- **TO DO**:
From the entries below, copy every line that holds the word "direct".

- **DATASET RECORDS**:
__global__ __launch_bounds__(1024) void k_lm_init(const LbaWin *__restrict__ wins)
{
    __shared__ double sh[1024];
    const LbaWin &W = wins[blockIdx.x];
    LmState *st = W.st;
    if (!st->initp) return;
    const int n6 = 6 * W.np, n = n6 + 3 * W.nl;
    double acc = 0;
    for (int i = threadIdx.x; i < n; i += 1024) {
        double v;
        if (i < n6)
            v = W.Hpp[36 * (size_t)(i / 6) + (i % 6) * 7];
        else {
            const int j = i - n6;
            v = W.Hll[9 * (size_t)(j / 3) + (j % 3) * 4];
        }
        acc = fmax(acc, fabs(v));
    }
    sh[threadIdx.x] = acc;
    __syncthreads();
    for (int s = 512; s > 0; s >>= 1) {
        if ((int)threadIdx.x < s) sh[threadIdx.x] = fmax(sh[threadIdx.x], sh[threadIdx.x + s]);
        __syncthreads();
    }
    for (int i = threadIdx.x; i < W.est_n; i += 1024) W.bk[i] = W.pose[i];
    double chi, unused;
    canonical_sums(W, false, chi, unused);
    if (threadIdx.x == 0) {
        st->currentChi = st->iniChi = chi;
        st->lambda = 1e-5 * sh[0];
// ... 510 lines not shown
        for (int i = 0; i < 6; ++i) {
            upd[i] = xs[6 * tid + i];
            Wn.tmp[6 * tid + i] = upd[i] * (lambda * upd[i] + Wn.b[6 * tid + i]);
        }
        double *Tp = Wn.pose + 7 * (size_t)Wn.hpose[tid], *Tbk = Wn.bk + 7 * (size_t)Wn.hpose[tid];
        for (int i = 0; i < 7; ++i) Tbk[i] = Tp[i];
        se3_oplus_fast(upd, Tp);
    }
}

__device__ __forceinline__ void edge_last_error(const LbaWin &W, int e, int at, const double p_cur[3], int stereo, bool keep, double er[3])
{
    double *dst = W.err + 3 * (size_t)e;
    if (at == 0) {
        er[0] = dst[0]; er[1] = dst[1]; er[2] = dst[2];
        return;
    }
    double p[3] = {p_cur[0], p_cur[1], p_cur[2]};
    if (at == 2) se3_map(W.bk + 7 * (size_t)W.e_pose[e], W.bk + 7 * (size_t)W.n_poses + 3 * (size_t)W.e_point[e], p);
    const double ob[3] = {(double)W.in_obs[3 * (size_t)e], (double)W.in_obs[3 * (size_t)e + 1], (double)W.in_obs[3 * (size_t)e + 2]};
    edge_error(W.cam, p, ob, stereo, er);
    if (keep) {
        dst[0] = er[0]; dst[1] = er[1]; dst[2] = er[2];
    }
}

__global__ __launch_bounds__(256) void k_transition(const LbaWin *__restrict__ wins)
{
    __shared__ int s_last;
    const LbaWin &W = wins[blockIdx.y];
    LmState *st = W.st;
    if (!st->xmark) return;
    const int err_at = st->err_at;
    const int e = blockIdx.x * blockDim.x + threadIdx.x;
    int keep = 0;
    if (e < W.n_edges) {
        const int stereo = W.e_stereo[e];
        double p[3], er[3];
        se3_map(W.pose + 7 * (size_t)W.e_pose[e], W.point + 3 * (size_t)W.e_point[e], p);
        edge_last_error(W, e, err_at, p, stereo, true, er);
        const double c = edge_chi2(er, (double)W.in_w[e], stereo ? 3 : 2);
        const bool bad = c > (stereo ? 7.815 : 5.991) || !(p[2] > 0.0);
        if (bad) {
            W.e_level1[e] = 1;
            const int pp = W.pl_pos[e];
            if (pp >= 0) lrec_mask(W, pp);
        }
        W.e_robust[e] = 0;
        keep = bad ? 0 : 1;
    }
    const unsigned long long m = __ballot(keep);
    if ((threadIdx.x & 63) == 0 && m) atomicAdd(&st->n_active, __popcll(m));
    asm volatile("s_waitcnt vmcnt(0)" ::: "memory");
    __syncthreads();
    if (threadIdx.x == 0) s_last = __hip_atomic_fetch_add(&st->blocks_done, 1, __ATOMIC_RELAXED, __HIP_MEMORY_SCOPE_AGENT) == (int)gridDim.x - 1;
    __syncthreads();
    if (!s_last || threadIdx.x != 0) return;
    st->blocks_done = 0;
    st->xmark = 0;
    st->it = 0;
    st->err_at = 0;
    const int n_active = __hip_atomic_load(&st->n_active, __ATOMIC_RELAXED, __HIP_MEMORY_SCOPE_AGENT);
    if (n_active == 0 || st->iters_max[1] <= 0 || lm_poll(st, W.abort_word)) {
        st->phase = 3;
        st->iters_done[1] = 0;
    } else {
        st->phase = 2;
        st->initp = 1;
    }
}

---

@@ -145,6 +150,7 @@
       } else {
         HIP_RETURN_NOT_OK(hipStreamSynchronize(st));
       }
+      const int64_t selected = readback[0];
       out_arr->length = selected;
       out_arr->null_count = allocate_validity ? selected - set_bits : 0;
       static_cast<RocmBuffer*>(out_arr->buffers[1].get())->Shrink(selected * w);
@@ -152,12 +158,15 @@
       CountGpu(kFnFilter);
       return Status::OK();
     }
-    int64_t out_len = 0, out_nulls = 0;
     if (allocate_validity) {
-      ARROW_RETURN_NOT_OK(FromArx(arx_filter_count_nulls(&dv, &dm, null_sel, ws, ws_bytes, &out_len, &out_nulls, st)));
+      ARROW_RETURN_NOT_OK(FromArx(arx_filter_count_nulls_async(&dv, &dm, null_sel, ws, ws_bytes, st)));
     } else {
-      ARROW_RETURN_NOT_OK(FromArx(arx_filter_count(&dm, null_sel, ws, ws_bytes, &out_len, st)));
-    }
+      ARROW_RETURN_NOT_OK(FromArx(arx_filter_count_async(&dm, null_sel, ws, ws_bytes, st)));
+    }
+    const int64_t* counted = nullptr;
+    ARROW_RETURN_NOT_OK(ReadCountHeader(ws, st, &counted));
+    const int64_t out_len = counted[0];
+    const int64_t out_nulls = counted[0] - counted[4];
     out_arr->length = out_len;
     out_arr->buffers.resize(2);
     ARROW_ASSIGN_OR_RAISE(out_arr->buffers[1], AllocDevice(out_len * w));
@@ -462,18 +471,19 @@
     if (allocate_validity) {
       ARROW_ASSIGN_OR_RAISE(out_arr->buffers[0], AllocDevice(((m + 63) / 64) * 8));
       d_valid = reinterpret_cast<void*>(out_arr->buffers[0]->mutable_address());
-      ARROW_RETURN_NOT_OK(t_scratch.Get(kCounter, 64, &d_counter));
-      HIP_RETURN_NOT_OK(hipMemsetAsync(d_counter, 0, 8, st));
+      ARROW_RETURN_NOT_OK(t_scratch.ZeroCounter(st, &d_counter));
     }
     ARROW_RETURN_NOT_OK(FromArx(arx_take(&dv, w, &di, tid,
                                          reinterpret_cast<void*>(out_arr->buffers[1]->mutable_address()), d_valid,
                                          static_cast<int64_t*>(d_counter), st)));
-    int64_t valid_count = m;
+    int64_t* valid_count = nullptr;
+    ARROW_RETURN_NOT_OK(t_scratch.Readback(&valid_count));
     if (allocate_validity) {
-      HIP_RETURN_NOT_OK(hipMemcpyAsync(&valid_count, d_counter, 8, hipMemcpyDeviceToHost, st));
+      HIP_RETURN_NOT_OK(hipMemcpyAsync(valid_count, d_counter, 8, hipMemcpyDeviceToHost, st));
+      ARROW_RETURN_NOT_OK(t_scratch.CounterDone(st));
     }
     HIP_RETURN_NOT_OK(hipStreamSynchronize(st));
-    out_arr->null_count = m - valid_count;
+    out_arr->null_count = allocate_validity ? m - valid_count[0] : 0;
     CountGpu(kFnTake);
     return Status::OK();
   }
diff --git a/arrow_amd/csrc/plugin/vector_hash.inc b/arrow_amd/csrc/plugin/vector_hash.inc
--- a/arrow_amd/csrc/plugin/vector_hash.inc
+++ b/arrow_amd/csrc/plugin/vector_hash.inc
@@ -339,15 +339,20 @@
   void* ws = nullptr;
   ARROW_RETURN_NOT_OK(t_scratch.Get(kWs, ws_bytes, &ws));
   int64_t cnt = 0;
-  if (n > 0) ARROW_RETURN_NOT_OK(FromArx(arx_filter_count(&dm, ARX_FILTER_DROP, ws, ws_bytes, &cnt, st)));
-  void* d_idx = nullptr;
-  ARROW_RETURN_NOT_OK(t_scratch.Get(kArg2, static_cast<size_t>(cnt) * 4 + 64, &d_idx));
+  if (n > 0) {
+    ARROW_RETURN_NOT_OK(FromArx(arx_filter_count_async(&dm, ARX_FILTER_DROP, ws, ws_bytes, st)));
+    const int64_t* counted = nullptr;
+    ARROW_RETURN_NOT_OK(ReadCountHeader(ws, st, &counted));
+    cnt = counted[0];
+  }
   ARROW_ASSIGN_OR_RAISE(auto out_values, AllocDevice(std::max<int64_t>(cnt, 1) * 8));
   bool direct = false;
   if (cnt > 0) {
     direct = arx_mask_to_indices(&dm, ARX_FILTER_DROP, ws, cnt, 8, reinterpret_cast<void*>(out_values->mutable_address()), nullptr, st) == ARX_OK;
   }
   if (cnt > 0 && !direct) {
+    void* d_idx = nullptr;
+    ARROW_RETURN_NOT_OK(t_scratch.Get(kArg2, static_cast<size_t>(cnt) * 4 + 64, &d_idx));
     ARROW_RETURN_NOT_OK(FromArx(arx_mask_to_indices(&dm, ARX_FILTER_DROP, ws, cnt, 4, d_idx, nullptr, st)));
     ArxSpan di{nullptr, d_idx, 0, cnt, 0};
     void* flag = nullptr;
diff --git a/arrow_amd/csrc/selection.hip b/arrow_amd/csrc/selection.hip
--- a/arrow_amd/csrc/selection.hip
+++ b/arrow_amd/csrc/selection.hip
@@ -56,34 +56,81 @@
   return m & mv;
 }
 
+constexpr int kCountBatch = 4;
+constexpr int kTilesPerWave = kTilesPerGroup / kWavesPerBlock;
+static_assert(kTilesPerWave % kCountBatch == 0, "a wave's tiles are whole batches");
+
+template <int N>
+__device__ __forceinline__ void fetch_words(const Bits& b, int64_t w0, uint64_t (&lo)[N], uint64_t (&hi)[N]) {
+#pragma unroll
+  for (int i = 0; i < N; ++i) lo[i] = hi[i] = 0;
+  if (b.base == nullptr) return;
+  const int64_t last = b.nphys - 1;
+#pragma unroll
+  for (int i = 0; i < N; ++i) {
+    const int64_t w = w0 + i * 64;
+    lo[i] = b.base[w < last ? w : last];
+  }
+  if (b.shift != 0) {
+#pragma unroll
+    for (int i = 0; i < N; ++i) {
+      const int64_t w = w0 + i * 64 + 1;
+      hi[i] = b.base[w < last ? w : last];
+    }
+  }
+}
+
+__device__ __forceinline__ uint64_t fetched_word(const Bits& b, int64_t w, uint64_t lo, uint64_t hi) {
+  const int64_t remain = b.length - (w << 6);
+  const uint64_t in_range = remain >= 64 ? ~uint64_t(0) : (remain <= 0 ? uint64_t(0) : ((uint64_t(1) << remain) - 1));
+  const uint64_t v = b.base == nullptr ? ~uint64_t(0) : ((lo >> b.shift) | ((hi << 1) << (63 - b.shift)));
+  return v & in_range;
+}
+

- **EXPECTED ANSWER**:
   bool direct = false;
     direct = arx_mask_to_indices(&dm, ARX_FILTER_DROP, ws, cnt, 8, reinterpret_cast<void*>(out_values->mutable_address()), nullptr, st) == ARX_OK;
   if (cnt > 0 && !direct) {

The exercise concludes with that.